Outdoor Hub mobile, the outdoor information engine


----------



## puterdude (Jan 27, 2006)

Yes MANY of them,even some from grown men whom are hunters themselves.
It's never easy to please everyone on this topic but I personally feel pictures like that of carnage,in closeup form, is far from necessary or anything to proudly display.I did leave your other picture in tact as it wasn't a closeup.


----------



## russ9054 (May 4, 2011)

THREAD TITLE OF THE YEAR!!!! LMAO. Excellent.


----------



## jonnythfisherteen2 (Mar 5, 2011)

russ9054 said:


> THREAD TITLE OF THE YEAR!!!! LMAO. Excellent.


thanks man!


----------



## jonnythfisherteen2 (Mar 5, 2011)

huntindoggie22 said:


> You did take it the wrong way
> 
> 
> Outdoor Hub mobile, the outdoor information engine


so, exactly what did you mean?


----------



## huntindoggie22 (Mar 28, 2008)

Kids should not be allowed to get on here and post pictures is my point. 


Outdoor Hub mobile, the outdoor information engine


----------



## jonnythfisherteen2 (Mar 5, 2011)

huntindoggie22 said:


> Kids should not be allowed to get on here and post pictures is my point.
> 
> 
> Outdoor Hub mobile, the outdoor information engine


 and you do mean kids as youth under the age of 11 right?


----------



## huntindoggie22 (Mar 28, 2008)

Nope I mean kids as in not an adult yet which legally is considered 18


Outdoor Hub mobile, the outdoor information engine


----------



## jonnythfisherteen2 (Mar 5, 2011)

huntindoggie22 said:


> Nope I mean kids as in not an adult yet which legally is considered 18
> 
> 
> Outdoor Hub mobile, the outdoor information engine


 why did i see that coming.....
and teens?


----------



## huntindoggie22 (Mar 28, 2008)

I've seen you get into more arguments on this forum about petty things than pretty much anyone on here. When you can stop doing these kinds of things then you will know that you are old enough


Outdoor Hub mobile, the outdoor information engine


----------



## jonnythfisherteen2 (Mar 5, 2011)

huntindoggie22 said:


> I've seen you get into more arguments on this forum about petty things than pretty much anyone on here. When you can stop doing these kinds of things then you will know that you are old enough
> 
> 
> Outdoor Hub mobile, the outdoor information engine


 i have gotten past that phase. it's over. if i was still like that i would be arguing with you right now. but right now i am keeping calm and not getting worked up and thrown into a arguement. sure, you have your opinions about what age is a kid and i have mines. but there is no way i will get into a arguement about it.


----------



## huntindoggie22 (Mar 28, 2008)

Honestly I looked at your pictures earlier and in my opinion I didn't see a problem with either one of them, but when you go and disrespect one of the moderators for trying to keep the sight decent for all viewers, that's when you crossed the line. Enough said. 

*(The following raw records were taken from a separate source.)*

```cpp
__global__ void __launch_bounds__(1024) k_post_filter(int32_t n, int32_t half_patch, const uint8_t *status_pm,
                                                      const double *pix_err, const double *dist_pred, const float *pt_pm,
                                                      const float *pt_pm_un, uint8_t *status_out, float *pt_predict,
                                                      float *pt_predict_un, int32_t *kept_out, double *thresholds)
{
    __shared__ double s_sum;
    __shared__ __align__(16) double s_stage[2][kPfRound];
    __shared__ int32_t s_cnt[16], s_kept[16];
    const int tid = threadIdx.x, lane = tid & 63, wave = tid >> 6;
    int32_t cnt = 0;
    double s = 0.0;
    auto load = [&](int i, int32_t &c) -> double {
        if (i >= n) return 0.0;
        const double v = pix_err[i];
        const bool on = status_pm[i] != 0;
        c += on ? 1 : 0;
        return on ? v : 0.0;
    };
    double v0 = load(tid, cnt), v1 = load(1024 + tid, cnt);
    s_stage[0][tid] = v0, s_stage[0][1024 + tid] = v1;
    __syncthreads();
    for (int r0 = 0, g = 0; r0 < n; r0 += kPfRound, g ^= 1) {
        v0 = load(r0 + kPfRound + tid, cnt), v1 = load(r0 + kPfRound + 1024 + tid, cnt);
        if (wave == 0) {
            const int left = n - r0;
            const int groups = left >= kPfRound ? kPfRound / 256 : (left + 255) / 256;
            for (int q = 0; q < groups; q++) s = pf_chain256(s, reinterpret_cast<const double2 *>(&s_stage[g][q * 256]));
        }
        s_stage[g ^ 1][tid] = v0, s_stage[g ^ 1][1024 + tid] = v1;
        __syncthreads();
    }
    if (tid == 0) s_sum = s;
    for (int off = 32; off >= 1; off >>= 1) cnt += __shfl_down(cnt, off, 64);
    if (lane == 0) s_cnt[wave] = cnt;
    __syncthreads();
    int32_t total = 0;
    for (int w = 0; w < 16; w++) total += s_cnt[w];
    const double avg = s_sum / (double)total;
    const double th_pix = 4.0 * avg > (double)half_patch ? 4.0 * avg : (double)half_patch;
    const double th_dist = (double)half_patch * 4.0;
    int32_t kept = 0;
    for (int c0 = 0; c0 < n; c0 += 1024) {
        const int i = c0 + tid;
        if (i < n) {
            const bool ok = status_pm[i] && pix_err[i] < th_pix && dist_pred[i] < th_dist;
            status_out[i] = ok ? 1 : 0;
            if (ok) {
                if (pt_predict && pt_pm) pt_predict[2 * i] = pt_pm[2 * i], pt_predict[2 * i + 1] = pt_pm[2 * i + 1];
                if (pt_predict_un && pt_pm_un)
                    pt_predict_un[2 * i] = pt_pm_un[2 * i], pt_predict_un[2 * i + 1] = pt_pm_un[2 * i + 1];
                kept++;
            }
        }
    }
    for (int off = 32; off >= 1; off >>= 1) kept += __shfl_down(kept, off, 64);
    if (lane == 0) s_kept[wave] = kept;
    __syncthreads();
    if (tid == 0) {
        int32_t k = 0;
        for (int w = 0; w < 16; w++) k += s_kept[w];
        *kept_out = k;
        if (thresholds) thresholds[0] = th_pix, thresholds[1] = th_dist;
    }
}

struct HandoverArgs {
    int32_t cap, cand_cap, width, height, target_n;
    double new_point_threshold;
    float fx, fy, cx, cy, fx_inv, fy_inv, k1, k2, p1, p2, k3;
    int32_t distort_on;
    const uint8_t *status;
    const float *pt_predict, *pt_predict_un;
    const int32_t *n_cand;
    const float *cand_un;
    float *keys, *keys_un, *keys_normal;
    int32_t *index_in_last;
    uint8_t *live, *mask;
    int32_t *state;
};

__global__ void __launch_bounds__(256) k_handover_fill(uint8_t *mask, int64_t bytes)
{
    const int64_t t = (int64_t)blockIdx.x * 256 + threadIdx.x, o = t * 16;
    if (o + 16 <= bytes) {
        if ((reinterpret_cast<uintptr_t>(mask) & 15) == 0) {
            *reinterpret_cast<uint4 *>(mask + o) = make_uint4(0x01010101u, 0x01010101u, 0x01010101u, 0x01010101u);
        } else {
            for (int k = 0; k < 16; k++) mask[o + k] = 1;
        }
    } else {
        for (int64_t k = o; k < bytes; k++) mask[k] = 1;
    }
}

__device__ __forceinline__ int handover_hole_origin(float x, int extent)
{
    const int a = (int)x - kHandoverHalf;
    const int b = a > 0 ? a : 0;
    const int hi = extent - 2 * kHandoverHalf;
    return b < hi ? b : hi;
}

__global__ void __launch_bounds__(256) k_handover_holes(int32_t cap, int32_t width, int32_t height, const uint8_t *status,
                                                        const float *pt_predict_un, uint8_t *mask)
{
    const int t = blockIdx.x * 256 + threadIdx.x;
    const int i = t / (2 * kHandoverHalf), r = t - i * (2 * kHandoverHalf);
    if (i >= cap || !status[i]) return;
    const int x0 = handover_hole_origin(pt_predict_un[2 * i], width);
    const int y0 = handover_hole_origin(pt_predict_un[2 * i + 1], height);
    uint8_t *row = mask + (int64_t)(y0 + r) * width + x0;
    for (int k = 0; k < 2 * kHandoverHalf; k++) row[k] = 0;
}

__device__ __forceinline__ int32_t handover_scan(bool take, int32_t *wtot, int lane, int wave, int32_t &tot)
{
    const unsigned long long bal = __ballot(take);
    if (lane == 0) wtot[wave] = __popcll(bal);
    __syncthreads();
    int32_t off = 0;
    tot = 0;
    for (int w = 0; w < 16; w++) {
        off += w < wave ? wtot[w] : 0;
        tot += wtot[w];
    }
    __syncthreads();
    return off + __popcll(bal & ((1ull << lane) - 1ull));
}

__device__ __forceinline__ bool handover_accepts(const HandoverArgs &a, float x, float y)
{
    if (!(x > -1.0f && x < (float)a.width && y > -1.0f && y < (float)a.height)) return false;
    return a.mask[(int64_t)(int)y * a.width + (int)x] != 0;
}

__global__ void __launch_bounds__(1024) k_handover_keys(HandoverArgs a)
{
    __shared__ int32_t wtot[16];
    const int tid = threadIdx.x, lane = tid & 63, wave = tid >> 6;
    int32_t m = 0;
    for (int c0 = 0; c0 < a.cap; c0 += 1024) {
        const int i = c0 + tid;
        const bool take = i < a.cap && a.status[i] != 0;
        int32_t tot;
        const int32_t o = m + handover_scan(take, wtot, lane, wave, tot);
        if (take) {
            const float xu = a.pt_predict_un[2 * i], yu = a.pt_predict_un[2 * i + 1];
            a.keys[2 * o] = a.pt_predict[2 * i], a.keys[2 * o + 1] = a.pt_predict[2 * i + 1];
            a.keys_un[2 * o] = xu, a.keys_un[2 * o + 1] = yu;
            if (a.keys_normal) a.keys_normal[2 * o] = (xu - a.cx) * a.fx_inv, a.keys_normal[2 * o + 1] = (yu - a.cy) * a.fy_inv;
            a.index_in_last[o] = i;
        }
        m += tot;
    }
    const int32_t reach = a.state[1];
    int32_t n_cand = *a.n_cand;
    n_cand = n_cand < 0 ? 0 : (n_cand > a.cand_cap ? a.cand_cap : n_cand);
    __syncthreads();
    const int32_t n_new = a.target_n - m;
    const bool topup = ((double)m < a.new_point_threshold || !reach) && n_new > 0;
    int32_t seen = 0;
    for (int c0 = 0; c0 < n_cand; c0 += 1024) {
        const int j = c0 + tid;
        float x = 0.0f, y = 0.0f;
        if (j < n_cand) x = a.cand_un[2 * j], y = a.cand_un[2 * j + 1];
        const bool ok = j < n_cand && handover_accepts(a, x, y);
        int32_t tot;
        const int32_t r = seen + handover_scan(ok, wtot, lane, wave, tot);
        if (topup && ok && r < n_new) {
            const int32_t q = m + r;
            a.keys_un[2 * q] = x, a.keys_un[2 * q + 1] = y;
            const float xn = (x - a.cx) * a.fx_inv, yn = (y - a.cy) * a.fy_inv;
            if (a.keys_normal) a.keys_normal[2 * q] = xn, a.keys_normal[2 * q + 1] = yn;
            float ox = x, oy = y;
            if (a.distort_on) {
                const float r2 = xn * xn + yn * yn;
                const float r4 = r2 * r2;
                const float r6 = r4 * r2;
                const float xd = xn * (1 + a.k1 * r2 + a.k2 * r4 + a.k3 * r6) + 2 * a.p1 * xn * yn + a.p2 * (r2 + 2 * xn * xn);
                const float yd = yn * (1 + a.k1 * r2 + a.k2 * r4 + a.k3 * r6) + a.p1 * (r2 + 2 * yn * yn) + 2 * a.p2 * xn * yn;
                ox = a.fx * xd + a.cx;
                oy = a.fy * yd + a.cy;
            }
            a.keys[2 * q] = ox, a.keys[2 * q + 1] = oy;
            a.index_in_last[q] = -1;
        }
        seen += tot;
    }
    const int32_t added = topup ? (seen < n_new ? seen : n_new) : 0;
    const int32_t total = m + added;
    for (int i = tid; i < a.cap; i += 1024) {
        a.live[i] = i < total ? 1 : 0;
        if (i >= total) {
            a.keys[2 * i] = a.keys[2 * i + 1] = 0.0f;
            a.keys_un[2 * i] = a.keys_un[2 * i + 1] = 0.0f;
            if (a.keys_normal) a.keys_normal[2 * i] = a.keys_normal[2 * i + 1] = 0.0f;
            a.index_in_last[i] = -1;
        }
    }
    if (tid == 0) {
        a.state[0] = total;
        a.state[1] = topup ? (total == a.target_n ? 1 : 0) : reach;
        a.state[2] = m;
        a.state[3] = added;
        a.state[4] = n_cand - seen;
        a.state[5] = a.state[6] = a.state[7] = 0;
    }
}

}
```

### pixel_aware_gyro_aided_klt_feature_tracker_amd/csrc/pagk_hip.hip

```cpp
#include <hip/hip_runtime.h>

#include <algorithm>
#include <array>
#include <cmath>
#include <cstdio>
#include <cstdlib>
#include <cstring>
#include <new>
#include <utility>
#include <vector>

#include "../../include/pagk.h"
#include "pagk_kernels.h"
#include "pagk_associate_kernel.h"
#include "pagk_pose_kernel.h"
#include "pagk_layout.h"
#include "pagk_select.h"

using namespace pagk;

namespace {

constexpr int kSlots = 6;
constexpr int kUserSlots = 4;

struct DevBuf {
    void *ptr = nullptr;
    size_t bytes = 0;
    void *host = nullptr;
    bool mirrored = false;
};

struct FrameSlot {
    int w = 0, h = 0, L = 0;
    int wrap0 = 1;
    int pad0 = 0;
    uint8_t *u8[kMaxLevels] = {};
    uint32_t *quad[kMaxLevels] = {};
    const uint8_t *img0 = nullptr;
    int64_t pitch0 = 0;
    DevBuf block;
    bool valid = false;
};

}

struct pagk_ctx {
    int device = 0;
    hipStream_t own_stream = nullptr;
    hipStream_t stream = nullptr;
    FrameSlot slots[kSlots];
    enum Buf {
        FEAT,
        SCORE,
        FIT,
        FITIO,
        HAND,
        HANDIO,
        DET,
        FAST,
        RECT_ENTRIES,
        RECT_STAGE,
        ORB_PATTERN,
        ORB_BLUR,
        ORB_KEYS,
        LK_PYR,
        LK_PYR_LAST = LK_PYR + kSlots - 1,
        ASSOC,
        POSE,
        POSEIO,
        QUAD_WS,
        SUSP,
        LV,
        kBufs
    };
    DevBuf buf[kBufs];
    int fit_n = 0, fit_iters = 0;
    int pose_n = 0, pose_iters = 0;
    int rect_w = 0, rect_h = 0, rect_wp = 0;
    bool orb_pattern_set = false;
    struct LkPyr { int w = 0, h = 0, top = -1; } lk_pyr[kSlots];
    void *queue = nullptr;
    int quad_capacity[PAGK_MAX_HALF_PATCH + 1] = {};
    int rows_capacity[PAGK_MAX_HALF_PATCH + 1] = {};
    int rows_waves_cap = 0;
    int *susp_count_dev = nullptr;
    struct BatchDesc {
        void *host = nullptr, *dev = nullptr;
        hipEvent_t used = nullptr;
        bool recorded = false;
    };
    static constexpr int kBatchRing = 6, kBatchPerCapture = 4, kBatchMaxStreams = 64;
    BatchDesc batch_ring[kBatchRing];
    int batch_turn = 0;
    bool batch_seen = false;
    std::vector<BatchDesc> cap_batch;
    int cap_batch_used = 0;
    hipEvent_t ev_batch = nullptr;
    int *lv_error = nullptr;
    int *lv_error_dev = nullptr;
    hipStream_t aux_stream = nullptr;
    hipEvent_t ev_fork = nullptr, ev_join = nullptr;
    int susp_lone = 1;
    int finisher_wgs = 16;
    int finisher_polls = 20000;
    int level_polls = 300000;
    int quad_budget = -1;
    int cus = 0;
    bool capturing = false;
    static constexpr int kGraphs = 8;
    hipGraph_t graphs[kGraphs] = {};
    hipGraphExec_t graph_execs[kGraphs] = {};
    struct GraphSeg {
        enum Kind { GRAPH, FINISHER, JOIN } kind = GRAPH;
        hipGraph_t g = nullptr;
        hipGraphExec_t ex = nullptr;
        const void *fn = nullptr;
        TrackArgs args;
        int grid = 0;
        size_t lds = 0;
    };
    std::vector<GraphSeg> pre_segs[kGraphs];
    std::vector<BatchDesc> graph_batch[kGraphs];
    std::vector<GraphSeg> cap_segs;
    hipEvent_t ev_trk[2] = {}, ev_pyr[2] = {};
    bool trk_timed = false, pyr_timed = false;
    int kernel = 0;
    bool last_handover = false;
    int concurrency = 1;
    int last_variant = -1;
    int mfma_min_features = 0x7fffffff;
    int wave_min_features = 6000;
    int quad_min_features = 7000;
    int block5_min_features = 2500;
    int prio_k = 4;
    unsigned long long *prio_stats = nullptr;
    bool block5_window = true;
    int levels_min_features = 6000;
    int levels_shift = 0;
    bool levels_shared = false;
    bool unfused_pyramid = false;
    char err[256] = {0};
};

namespace {

#define HIPCHK(ctx, call)                                                                              \
    do {                                                                                               \
        hipError_t e_ = (call);                                                                        \
        if (e_ != hipSuccess) {                                                                        \
            snprintf((ctx)->err, sizeof((ctx)->err), "%s:%d %s -> %s", __FILE__, __LINE__, #call,     \
                     hipGetErrorString(e_));                                                           \
            return e_ == hipErrorOutOfMemory ? PAGK_E_NOMEM : PAGK_E_HIP;                              \
        }                                                                                              \
    } while (0)

#define NOT_WHILE_CAPTURING(ctx, what)                                                                 \
    do {                                                                                               \
        if ((ctx)->capturing) {                                                                        \
            snprintf((ctx)->err, sizeof((ctx)->err), "%s is not capturable: use the *_device entry points between pagk_graph_begin and pagk_graph_end", what); \
            return PAGK_E_ARG;                                                                         \
        }                                                                                              \
    } while (0)

int level_dims(int w, int h, int L, int *lw, int *lh)
{
    lw[0] = w;
    lh[0] = h;
    for (int l = 1; l < L; l++) {
        lw[l] = (int)(lw[l - 1] * 0.5);
        lh[l] = (int)(lh[l - 1] * 0.5);
        if (lw[l] < 1 || lh[l] < 1) return PAGK_E_ARG;
    }
    return PAGK_OK;
}

bool in_capture(pagk_ctx *ctx)
{
    if (ctx->capturing) return true;
    hipStreamCaptureStatus st = hipStreamCaptureStatusNone;
    return hipStreamIsCapturing(ctx->stream, &st) != hipSuccess || st != hipStreamCaptureStatusNone;
}

int no_live_graphs(pagk_ctx *ctx, const char *what, const char *hint)
{
    for (int k = 0; k < pagk_ctx::kGraphs; k++)
        if (ctx->graph_execs[k]) {
            snprintf(ctx->err, sizeof(ctx->err), "%s would have to grow while graph %d of this context is alive (its nodes hold the old "
                     "pointers): destroy the graph first, or %s", what, k, hint);
            return PAGK_E_ARG;
        }
    return PAGK_OK;
}

enum GrowPolicy {
    GROW_FREELY = 0,
    NOT_IN_CAPTURE = 1,
    NOT_UNDER_GRAPH = 2,
    NOT_IN_CAPTURE_NOR_UNDER_GRAPH = NOT_IN_CAPTURE | NOT_UNDER_GRAPH,
};

int release(pagk_ctx *ctx, DevBuf &b)
{
    if (b.ptr) HIPCHK(ctx, hipFree(b.ptr));
    if (b.host) HIPCHK(ctx, hipHostFree(b.host));
    b.ptr = b.host = nullptr;
    b.bytes = 0;
    return PAGK_OK;
}

int reserve(pagk_ctx *ctx, DevBuf &b, size_t bytes, GrowPolicy policy, const char *what, const char *hint = "")
{
    if (bytes <= b.bytes) return PAGK_OK;
    if ((policy & NOT_IN_CAPTURE) && in_capture(ctx)) {
        snprintf(ctx->err, sizeof(ctx->err), "%s would have to grow inside a graph capture: %s", what, hint);
        return PAGK_E_ARG;
    }
    int rc = (policy & NOT_UNDER_GRAPH) ? no_live_graphs(ctx, what, hint) : PAGK_OK;
    if (rc || (rc = release(ctx, b))) return rc;
// ... 479 lines not shown
            a.susp_list = reinterpret_cast<int *>(lb + lvl.susp_list);
            a.susp_state = reinterpret_cast<SuspState *>(lb + lvl.susp_state);
        } else {
            const size_t sizes[3] = {kSuspCountBytes, (size_t)n * 4, (size_t)n * sizeof(SuspState)};
            const Layout<3> lay(sizes);
            DevBuf &susp = ctx->buf[pagk_ctx::SUSP];
            if (int gr = reserve(ctx, susp, lay.total, NOT_IN_CAPTURE_NOR_UNDER_GRAPH, "the continuation buffers",
                                 kLargestLaunchFirst)) return gr;
            a.susp_count = lay.at<int>(susp.ptr, 0);
            a.susp_list = lay.at<int>(susp.ptr, 1);
            a.susp_state = lay.at<SuspState>(susp.ptr, 2);
        }
        a.iter_budget = budget;
        a.susp_waves = nq;
        a.susp_lone = ctx->susp_lone;
        ctx->susp_count_dev = a.susp_count;
    }
    if (use_levels)
        HIPCHK(ctx, hipMemsetAsync(lb, 0, handover ? lvl.susp_list + (size_t)n * 4 : lvl.susp_count, ctx->stream));
    else if (handover)
        HIPCHK(ctx, hipMemsetAsync(a.susp_count, 0, kSuspCountBytes + (size_t)n * 4, ctx->stream));
    const bool live = handover && live_ok && ctx->finisher_wgs > 0 && ctx->aux_stream;
    const bool segmented = live && ctx->capturing && !getenv("PAGK_GRAPH_BRANCH");
    int fin_seg = -1;
    if (segmented) {
        if (int sr = capture_split(ctx)) return sr;
        ctx->cap_segs.emplace_back();
        ctx->cap_segs.back().kind = pagk_ctx::GraphSeg::FINISHER;
        fin_seg = (int)ctx->cap_segs.size() - 1;
    } else if (live) {
        HIPCHK(ctx, hipEventRecord(ctx->ev_fork, ctx->stream));
        HIPCHK(ctx, hipStreamWaitEvent(ctx->aux_stream, ctx->ev_fork, 0));
    }
    HIPCHK(ctx, launch(use_levels ? k.levels[lean] : k.quad[lean], waves, 64, 0, ctx->stream, a));
    TrackArgs af = a;
#ifdef PAGK_STAMPS
    if (af.dbg) af.dbg += (size_t)16 * (waves - nq);
#endif
    const size_t lds = track_block_lds_bytes(a.half);
    if (live) {
        if (segmented) {
            pagk_ctx::GraphSeg &fs = ctx->cap_segs[(size_t)fin_seg];
            fs.fn = reinterpret_cast<const void *>(k.resume_live[lean]);
            fs.args = af;
            fs.grid = ctx->finisher_wgs;
            fs.lds = lds;
            if (int sr = capture_split(ctx)) return sr;
            ctx->cap_segs.emplace_back();
            ctx->cap_segs.back().kind = pagk_ctx::GraphSeg::JOIN;
        } else {
            HIPCHK(ctx, launch(k.resume_live[lean], ctx->finisher_wgs, kBlock, lds, ctx->aux_stream, af));
            HIPCHK(ctx, hipEventRecord(ctx->ev_join, ctx->aux_stream));
            HIPCHK(ctx, hipStreamWaitEvent(ctx->stream, ctx->ev_join, 0));
        }
    }
    if (handover) HIPCHK(ctx, launch(k.resume[lean], live ? 64 : (n < 1024 ? n : 1024), kBlock, lds, ctx->stream, af));
    return PAGK_OK;
}
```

Outdoor Hub mobile, the outdoor information engine


----------



## jonnythfisherteen2 (Mar 5, 2011)

huntindoggie22 said:


> Honestly I looked at your pictures earlier and in my opinion I didn't see a problem with either one of them, but when you go and disrespect one of the moderators for trying to keep the sight decent for all viewers, that's when you crossed the line. Enough said.
> 
> 
> Outdoor Hub mobile, the outdoor information engine


 disrespect? i meant no disrespect. i am sure puterdude knew i meant no harm. when i have a problem with something, i will say what it is. its just the way i am. i got the answers explaining why the pictures are unecessary.


----------



## jonnythfisherteen2 (Mar 5, 2011)

i am going to have my username changed. this is a mistake i should not have made. admitting my age has cause me too many problems for me to keep doing it. seems it appears to others as "jonnythedumbwittlekid" or jonnythedisrespectfulbrat"


----------



## bobk (Apr 30, 2004)

puterdude said:


> With all due respect that's your opinion but mine opinion is the one that matters.


Well there you go.


----------